For positive inputs, we essentially apply the Box-Cox transform to 𝑦 + 1. This ensures that zero is handled safely.

Case 2: 𝑦 < 0

For negative inputs, the function reflects the value (via − 𝑦 + 1) and applies a different parameter 2 − 𝜆, maintaining symmetry in transformation while avoiding the logarithm of negative numbers.

This design maintains differentiability and allows a unified optimization of 𝜆.

Applications

1. Regression Modeling

Many regression models (like linear regression or Lasso) assume normally distributed residuals.
Applying Yeo-Johnson to features or the response variable helps meet this assumption.

2. Principal Component Analysis (PCA)

PCA is sensitive to the scale and distribution of data.
Transforming data with Yeo-Johnson can improve the effectiveness of PCA by ensuring more uniform variances.

3. Robust Classification

Algorithms like k-NN or SVMs may perform better when features are closer to a normal distribution.
Yeo-Johnson preprocessing reduces the risk of poor classification boundaries due to skew.

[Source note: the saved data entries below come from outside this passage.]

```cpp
template <int BULB, int COUNT, bool TEX, bool CULLS, int SPLIT = 0, bool POOL = false>
RM_DEV RenderOut render(const SceneBlock *sb, const RmObject *objs, V3 ro, V3 rd, Hit &info, float side, float maxT,
                        V3 bg, Counters &cnt, LightSplit split = LightSplit{-1, nullptr, 0}) {
  RenderOut out;
  info.obj = -1;
  MarchRes res;
  if (SPLIT == 2) {
    const float *q = split.slot + 2 * sb->numLights;
    res.obj = __float_as_int(q[0]); res.d = q[1]; res.trap = v4(q[2], q[3], q[4], q[5]);
  } else {
    res = march<BULB, COUNT, false, CULLS>(sb, ro, rd, maxT, side, cnt);
    if (SPLIT == 1 && split.part == 0) {
// ... 196 lines not shown
```

raymarcher_amd/csrc/rm_math.hip.h:

```cpp
#pragma once
#include <hip/hip_runtime.h>
#include <stdint.h>

namespace rm {

#define RM_DEV __device__ __forceinline__

RM_DEV float fma(float a, float b, float c) { return __builtin_fmaf(a, b, c); }
RM_DEV uint32_t f2u(float f) { return __builtin_bit_cast(uint32_t, f); }
RM_DEV float u2f(uint32_t u) { return __builtin_bit_cast(float, u); }
RM_DEV float fabs_(float x) { return __builtin_fabsf(x); }
RM_DEV float min_(float x, float y) { float r; asm("v_min_f32 %0, %1, %2" : "=v"(r) : "v"(x), "v"(y)); return r; }
RM_DEV float max_(float x, float y) { float r; asm("v_max_f32 %0, %1, %2" : "=v"(r) : "v"(x), "v"(y)); return r; }
RM_DEV float clamp_(float x, float lo, float hi) { return min_(max_(x, lo), hi); }
RM_DEV float floor_(float x) { return __builtin_floorf(x); }
RM_DEV float fract_(float x) { return __builtin_amdgcn_fractf(x); }
RM_DEV float mod_(float x, float y) { return fma(-y, __builtin_floorf(x / y), x); }
RM_DEV float step_(float edge, float x) { return (x < edge) ? 0.0f : 1.0f; }
RM_DEV float mix_(float x, float y, float a) { return fma(y, a, x * (1.0f - a)); }
RM_DEV float sqrt_(float x) { return __builtin_sqrtf(x); }
RM_DEV float rcp_(float y) {
  const float ay = fabs_(y);
  if (__builtin_expect(__ballot(!(ay >= 1.17549435e-38f) || !(ay < 8.50705917e37f)) != 0, 0)) return 1.0f / y;
  const float r = __builtin_amdgcn_rcpf(y);
// ... 83 lines not shown

RM_DEV float asin_p(float z) {
  float p = fma(z, 4.277068377e-02f, 2.384351753e-02f);
  p = fma(z, p, 4.553402960e-02f);
  p = fma(z, p, 7.494829595e-02f);
  p = fma(z, p, 1.666676253e-01f);
  return p;
}
RM_DEV float acos_(float x) {
  float ax;
  asm("v_min_f32 %0, 1.0, |%1|" : "=v"(ax) : "v"(x));
  float p = fma(ax, -1.253449009e-03f, 6.638590246e-03f);
  p = fma(ax, p, -1.704506390e-02f);
  p = fma(ax, p, 3.086272627e-02f);
  p = fma(ax, p, -5.016417801e-02f);
  p = fma(ax, p, 8.897730708e-02f);
  p = fma(ax, p, -2.145987004e-01f);
  p = fma(ax, p, 1.570796251e+00f);
  float v = sqrt_noscale_(1.0f - ax) * p;
  return (x > 0.0f) ? v : (kPi - v);
}

RM_DEV float asin_(float x) {
  float ax = fabs_(x);
  bool small = ax <= 0.5f;
  float z = small ? (x * x) : ((1.0f - ax) * 0.5f);
  float s = small ? x : sqrt_(z);
  float as = fma(s * z, asin_p(z), s);
  float big = kPio2 - 2.0f * as;
  big = (x < 0.0f) ? -big : big;
  float r = small ? as : big;
  float edge = (x > 0.0f) ? kPio2 : -kPio2;
  return (small || ax < 1.0f) ? r : edge;
}

RM_DEV float atan_p(float s) {
  float p = fma(s, 2.920665313e-03f, -1.636782475e-02f);
  p = fma(s, p, 4.321170226e-02f);
  p = fma(s, p, -7.552202046e-02f);
  p = fma(s, p, 1.066599935e-01f);
  p = fma(s, p, -1.421105415e-01f);
  p = fma(s, p, 1.999377310e-01f);
  p = fma(s, p, -3.333315253e-01f);
  return p;
}
template <bool RAW = false>
RM_DEV float atan2_mx_(float y, float x, float mx) {
  float ax = fabs_(x), ay = fabs_(y);
  float mn;
  asm("v_min_f32 %0, |%1|, |%2|" : "=v"(mn) : "v"(x), "v"(y));
  float t = RAW ? mn * rcp_raw_(mx) : divr_(mn, mx);
  t = hwmin1_(t);
  if (!RAW) t = (mx == 0.0f) ? 0.0f : t;
  float s = t * t;
  float a = fma(t * s, atan_p(s), t);
  a = (ay > ax) ? (kPio2 - a) : a;
  a = (x < 0.0f) ? (kPi - a) : a;
  return u2f((f2u(a) & 0x7fffffffu) | (f2u(y) & 0x80000000u));
}
RM_DEV float absmax_(float x, float y) {
  float mx;
  asm("v_max_f32 %0, |%1|, |%2|" : "=v"(mx) : "v"(x), "v"(y));
  return mx;
}
template <bool RAW = false>
RM_DEV float atan2_(float y, float x) { return atan2_mx_<RAW>(y, x, absmax_(x, y)); }
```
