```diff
@@ -53,7 +53,9 @@
     y = torch.empty((B, g.Cout, Ho, Wo), dtype=torch.float32, device=x.device)
     p = None if pos is None else np.ascontiguousarray(pos, dtype=np.int32)
     r = None if res is None else res.contiguous().float()
-    code = ALGO[algo] | ((wreg_code(tile, stages) if algo == "wreg" else tile_code(tile, kt, stages)) << 8)
+    if resident is not None and algo != "wreg":
+        raise ValueError("resident= is a property of algo='wreg'")
+    code = ALGO[algo] | ((wreg_code(tile, stages, resident) if algo == "wreg" else tile_code(tile, kt, stages)) << 8)
     vp = lambda a: a.ctypes.data_as(ctypes.c_void_p) if a is not None else None
     with torch.cuda.device(x.device):
         _lib.check(_lib.lib().smk_op_conv2d_ex(
```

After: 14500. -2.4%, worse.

4. Time Series Forecasting

Stabilizing variance in time series improves stationarity, which benefits models like ARIMA.

Limitations

Assumes monotonic transformation: May not help when a non-monotonic transformation is needed.
Estimation of λ can be unstable for small sample sizes or heavy-tailed data.
Computational Cost: Estimating the best λ is more expensive than fixed transformations.